From Juan Miguel Cejuela <jua...@tagtog.net>
Subject readFile, DataStream
Date Fri, 10 Nov 2017 11:54:23 GMT
Hi there,

I’m trying to watch a directory for new incoming files (with
StreamExecutionEnvironment#readFile) with a subsecond latency (interval
watch of ~100ms, and using the flag FileProcessingMode.PROCESS_CONTINUOUSLY

If many files come in within (under) the interval watching time, flink
doesn’t seem to get notice of the files, and as a result, the files do not
get processed. The behavior also seems undeterministic, as it likely
depends on timeouts and so on. For example, 10 new files come in
immediately (that is, essentially in parallel) and perhaps 3 files get
processed, but the rest 7 don’t.

I’ve extended and created my own FileInputFormat, for which I don’t do much
more than in the open function, log when a new file comes in.
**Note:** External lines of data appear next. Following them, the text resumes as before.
__global__ __launch_bounds__(256) void bsc_prep_plan_kernel(const bsc_raw_template *__restrict__ raw, uint32_t nr, const uint8_t *__restrict__ seq,
                                                            uint64_t seq_bytes, const bsc_misms *__restrict__ misms_in, uint64_t n_misms_in,
                                                            bsc_prep_params par, bsc_misms *__restrict__ ms_work,
                                                            bsc_prep_plan *__restrict__ plan, bsc_prep_desc *__restrict__ desc,
                                                            unsigned long long *__restrict__ out_len,
                                                            bsc_template *__restrict__ tpl_out, unsigned long long *__restrict__ cnt,
                                                            uint32_t *__restrict__ max_pos1) {
  const uint32_t ti = blockIdx.x * 256u + threadIdx.x;
  unsigned long long n_clip = 0, n_overlap = 0;
  uint32_t err = 0;
  if (ti < nr) {
    const bsc_raw_template t = raw[ti];
    bsc_prep_plan P[2];
    prep_rd rd[2];
    uint32_t nm[2];
    bsc_misms *ms[2];
    bool edited[2] = {false, false};
    uint32_t pos[2] = {t.pos[0], t.pos[1]};
    if (t.orientation > 1) err = PE_ORI;
#pragma unroll
    for (int k = 0; k < 2 && !err; k++) {
      if (t.len[k] && (t.off[k] > seq_bytes || t.len[k] > seq_bytes - t.off[k])) err = PE_READ + (uint32_t)k;
      else if (t.n_misms[k] && (t.misms_off[k] > n_misms_in || t.n_misms[k] > n_misms_in - t.misms_off[k])) err = PE_LIST + (uint32_t)k;
    }
    if (!err) {
      const int msk = t.orientation == 0 ? 0 : 1;
#pragma unroll
      for (int k = 0; k < 2; k++) {
        const int side = k ^ msk;
        const uint32_t rl = t.len[k];
        const int32_t lt = side ? par.left_trim[1] : par.left_trim[0], rt = side ? par.right_trim[1] : par.right_trim[0];
        P[k].src = t.off[k];
        P[k].ms = t.misms_off[k];
        P[k].rl0 = rl;
        P[k].mark_l = lt > 0 ? ((uint32_t)lt < rl ? (uint32_t)lt : rl) : 0u;
        P[k].mark_r = rt > 0 ? ((uint32_t)rt < rl ? (uint32_t)rt : rl) : 0u;
        P[k].present = rl != 0;
        P[k].trim_l = P[k].trim_r = 0;
        rd[k].w0 = 0;
        rd[k].wl = rl;
        nm[k] = t.n_misms[k];
        ms[k] = ms_work + t.misms_off[k];
        for (uint32_t z = 0; z < nm[k]; z++) ms[k][z] = misms_in[t.misms_off[k] + z];
      }
#pragma unroll
      for (int k = 0; k < 2 && !err; k++) {
        const uint32_t rl = rd[k].wl;
        if (rl == 0) continue;
        int nclip = 0;
        uint32_t adj = 0;
        const uint32_t n0 = nm[k];
        for (uint32_t z = 0; z < n0; z++) {
          bsc_misms *m = ms[k] + z;
          if (m->type == BSC_MISMS_SOFT) {
            if (z && z != n0 - 1) { err = PE_SOFT_POS; break; }
            nclip++;
            if (!m->position) {
              if (m->size >= rl) { err = PE_SOFT_ILL; break; }
              adj = m->size;
              n_clip += adj;
              P[k].trim_l = adj;
              d_left_trim(rd[k], adj);
            } else {
              if (m->position + m->size != rl) { err = PE_SOFT_ILL; break; }
              d_right_trim(rd[k], m->size);
              P[k].trim_r = m->size;
              n_clip += m->size;
            }
          } else if (nclip) {
            m->position -= adj;
            ms[k][z - (uint32_t)nclip] = *m;
          }
        }
        if (nclip) nm[k] -= (uint32_t)nclip;
      }
    }
    if (!err) {
      const uint32_t rdl[2] = {rd[0].wl, rd[1].wl};
      if (rdl[0] > 0 && rdl[1] > 0) {
        int rev;
        int32_t overlap;
        if (pos[0] <= pos[1]) {
          overlap = (int32_t)(t.reference_span[0] - pos[1] + pos[0]);
          rev = 0;
        } else {
          overlap = (int32_t)(t.reference_span[1] + pos[1] - pos[0]);
          rev = 1;
        }
        if (pos[0] + t.reference_span[0] >= pos[1]) {
          int tr;
          if (t.reference_span[0] > t.reference_span[1]) tr = 1;
          else if (t.reference_span[0] < t.reference_span[1]) tr = 0;
          else
            tr = d_mean_qual(seq + P[0].src, rd[0], P[0].rl0, P[0].mark_l, P[0].mark_r) <=
                         d_mean_qual(seq + P[1].src, rd[1], P[1].rl0, P[1].mark_l, P[1].mark_r)
                     ? 0
                     : 1;
          const int right = (rev && tr) || !(rev || tr);
          if (!right) {
            if (tr) pos[1] += (uint32_t)overlap;
            else pos[0] += (uint32_t)overlap;
          }
          bsc_misms *mm = tr ? ms[1] : ms[0];
          prep_rd rdt = tr ? rd[1] : rd[0];
          const uint32_t rdl_t = tr ? rdl[1] : rdl[0], span_t = tr ? t.reference_span[1] : t.reference_span[0];
          uint32_t num = tr ? nm[1] : nm[0];
          if (!num) {
            if (right) d_right_trim(rdt, (uint32_t)overlap);
            else d_left_trim(rdt, (uint32_t)overlap);
          } else {
            int trimmed = 0;
            if (right) {
              const uint32_t xx = span_t - (uint32_t)overlap;
              int64_t adj = 0;
              for (uint32_t z = 0; z < num; z++) {
                bsc_misms *m = mm + z;
                if ((int64_t)m->position + adj >= (int64_t)xx) {
                  const int64_t trim = (int64_t)rdl_t - xx + adj;
                  d_right_trim(rdt, (uint32_t)trim);
                  num = z;
                  trimmed = 1;
                  break;
                }
                if (m->type == BSC_MISMS_INS) {
                  if ((int64_t)m->position + adj + m->size >= (int64_t)xx) {
                    const int64_t trim = (int64_t)rdl_t - m->position;
                    m->size = (uint32_t)((int64_t)xx - ((int64_t)m->position + adj));
                    d_right_trim(rdt, (uint32_t)trim);
                    num = z + 1;
                    trimmed = 1;
                  }
                  adj += m->size;
                } else if (m->type == BSC_MISMS_DEL) adj -= m->size;
              }
              if (!trimmed) d_right_trim(rdt, (uint32_t)overlap);
            } else {
              const uint32_t xx = (uint32_t)overlap;
              int64_t adj = 0;
              uint32_t z;
              for (z = 0; z < num; z++) {
                bsc_misms *m = mm + z;
                if ((int64_t)m->position + adj >= (int64_t)xx) {
                  const uint32_t trim = (uint32_t)((int64_t)overlap - adj);
                  d_left_trim(rdt, trim);
                  trimmed = 1;
                  if (z) {
                    for (uint32_t z1 = z; z1 < num; z1++) {
                      mm[z1].position -= trim;
                      const bsc_misms a = mm[z1], b = mm[z1 - z];
                      mm[z1 - z] = a;
                      mm[z1] = b;
                    }
                    num -= z;
                  } else {
                    for (uint32_t z1 = 0; z1 < num; z1++) mm[z1].position -= trim;
                  }
                  break;
                }
                if (m->type == BSC_MISMS_INS) {
                  if ((int64_t)m->position + adj + m->size >= (int64_t)xx) {
                    m->size = (uint32_t)((int64_t)m->position + m->size + adj - xx);
                    const uint32_t trim = m->position;
                    d_left_trim(rdt, trim);
                    trimmed = 1;
                    const uint32_t z2 = m->size ? z : z + 1;
                    for (uint32_t z1 = z2; z1 < num; z1++) {
                      mm[z1].position -= trim;
                      if (z2) {
                        const bsc_misms a = mm[z1], b = mm[z1 - z2];
                        mm[z1 - z2] = a;
                        mm[z1] = b;
                      }
                    }
                    num -= z2;
                    break;
                  }
                  adj += m->size;
                } else if (m->type == BSC_MISMS_DEL) adj -= m->size;
              }
              if (!trimmed) {
                d_left_trim(rdt, (uint32_t)((int64_t)overlap - adj));
                num = 0;
              }
            }
          }
          if (tr) {
            nm[1] = num;
            rd[1] = rdt;
          } else {
            nm[0] = num;
            rd[0] = rdt;
          }
          n_overlap += (rdl[0] - rd[0].wl) + (rdl[1] - rd[1].wl);
          const uint32_t cut = tr ? rdl[1] - rd[1].wl : rdl[0] - rd[0].wl;
          if (right) {
            if (tr) P[1].trim_r += cut;
            else P[0].trim_r += cut;
          } else {
            if (tr) P[1].trim_l += cut;
            else P[0].trim_l += cut;
          }
        }
      }
#pragma unroll
      for (int k = 0; k < 2 && !err; k++) {
        const uint32_t rl = rd[k].wl;
        uint32_t adj = 0;
        for (uint32_t z = 0; z < nm[k]; z++) {
          bsc_misms *m = ms[k] + z;
          const uint32_t ix1 = m->position + adj;
          edited[k] |= m->type == BSC_MISMS_INS || m->type == BSC_MISMS_DEL;
          if (m->type == BSC_MISMS_INS) {
            if (ix1 > rl + adj) { err = PE_INDEL; break; }
            adj += m->size;
          } else if (m->type == BSC_MISMS_DEL) {
            if ((uint64_t)ix1 + m->size > (uint64_t)rl + adj) { err = PE_INDEL; break; }
            adj -= m->size;
          }
          m->position = ix1;
        }
        P[k].w0 = rd[k].w0;
        P[k].wl = rl;
        P[k].nm = nm[k];
        P[k].out_len = rl + adj;
      }
    }
    if (err) {
#pragma unroll
      for (int k = 0; k < 2; k++) {
        P[k].src = P[k].ms = 0;
        P[k].rl0 = P[k].w0 = P[k].wl = P[k].nm = P[k].mark_l = P[k].mark_r = P[k].out_len = P[k].present = P[k].trim_l = P[k].trim_r = 0;
      }
      atomicMin(&cnt[0], ((unsigned long long)ti << 8) | err);
      n_clip = n_overlap = 0;
    }
#pragma unroll
    for (int k = 0; k < 2; k++) {
      bsc_prep_desc d;
      const uint32_t ol = P[k].out_len;
      d.srcw = P[k].src + P[k].w0;
      const uint32_t ml = P[k].mark_l > P[k].w0 ? (P[k].mark_l - P[k].w0 < ol ? P[k].mark_l - P[k].w0 : ol) : 0u;
      const uint32_t keep = P[k].rl0 - P[k].mark_r;
      const uint32_t hr = keep > P[k].w0 ? (keep - P[k].w0 < ol ? keep - P[k].w0 : ol) : 0u;
      const bool ed = edited[k] && !err;
      const bool slow = ol != 0 && (ed || hr < ol || ol < 4u || ol >= 0xfffffu || ml >= 256u);
      d.pk = (ol < 0xfffffu ? ol : 0xfffffu) | ((ml & 0xffu) << 20) |
             (((P[k].present ? PD_PRESENT : 0u) | (ed ? PD_EDITED : 0u) | (slow ? PD_SLOW : 0u)) << 28);
      d.pc = k ? (int32_t)(P[k].wl + P[k].trim_r) - 1 : (int32_t)P[k].trim_l;
      desc[2u * ti + (uint32_t)k] = d;
      if (slow) plan[2u * ti + (uint32_t)k] = P[k];
    }
    if (max_pos1) {
      int32_t max_pos = 0;
#pragma unroll
      for (int k = 0; k < 2; k++)
        if (P[k].present) {
          const int32_t mpos = k ? (int32_t)(P[k].wl + P[k].trim_r) - 1 : (int32_t)(P[k].trim_l + P[k].wl);
          if (mpos > max_pos) max_pos = mpos;
        }
      max_pos1[ti] = err ? 0u : (uint32_t)max_pos + 1u;
    }
    out_len[2u * ti] = P[0].out_len;
    out_len[2u * ti + 1u] = P[1].out_len;
    bsc_template o;
    o.pos[0] = pos[0];
    o.pos[1] = pos[1];
    o.len[0] = P[0].out_len;
    o.len[1] = P[1].out_len;
    o.off[0] = o.off[1] = 0;
    o.mapq[0] = t.mapq[0];
    o.mapq[1] = t.mapq[1];
    o.orientation = t.orientation;
    o.bs_strand = t.bs_strand;
    o.flags = 0;
    tpl_out[ti] = o;
  }
  for (int o = 32; o > 0; o >>= 1) {
    n_clip += __shfl_xor(n_clip, o);
    n_overlap += __shfl_xor(n_overlap, o);
  }
  if ((threadIdx.x & 63u) == 0) {
    unsigned long long *slot = cnt + PREP_CNT_WORDS + (blockIdx.x & (PREP_CNT_SLOTS - 1u)) * 8u;
    if (n_clip) atomicAdd(&slot[0], n_clip);
    if (n_overlap) atomicAdd(&slot[1], n_overlap);
  }
}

That’s how I
know that many fails get lost.

On the other hand, when I restart flink, *all* the files in the directory
are immediately processed. This is the expected behavior and works fine.

The situation of unprocessed files is a bummer.

Am I doing something wrong? Do I need to set something in the
configuration? Is it a bug in Flink?

Hopefully I described my problem clearly.

Thank you.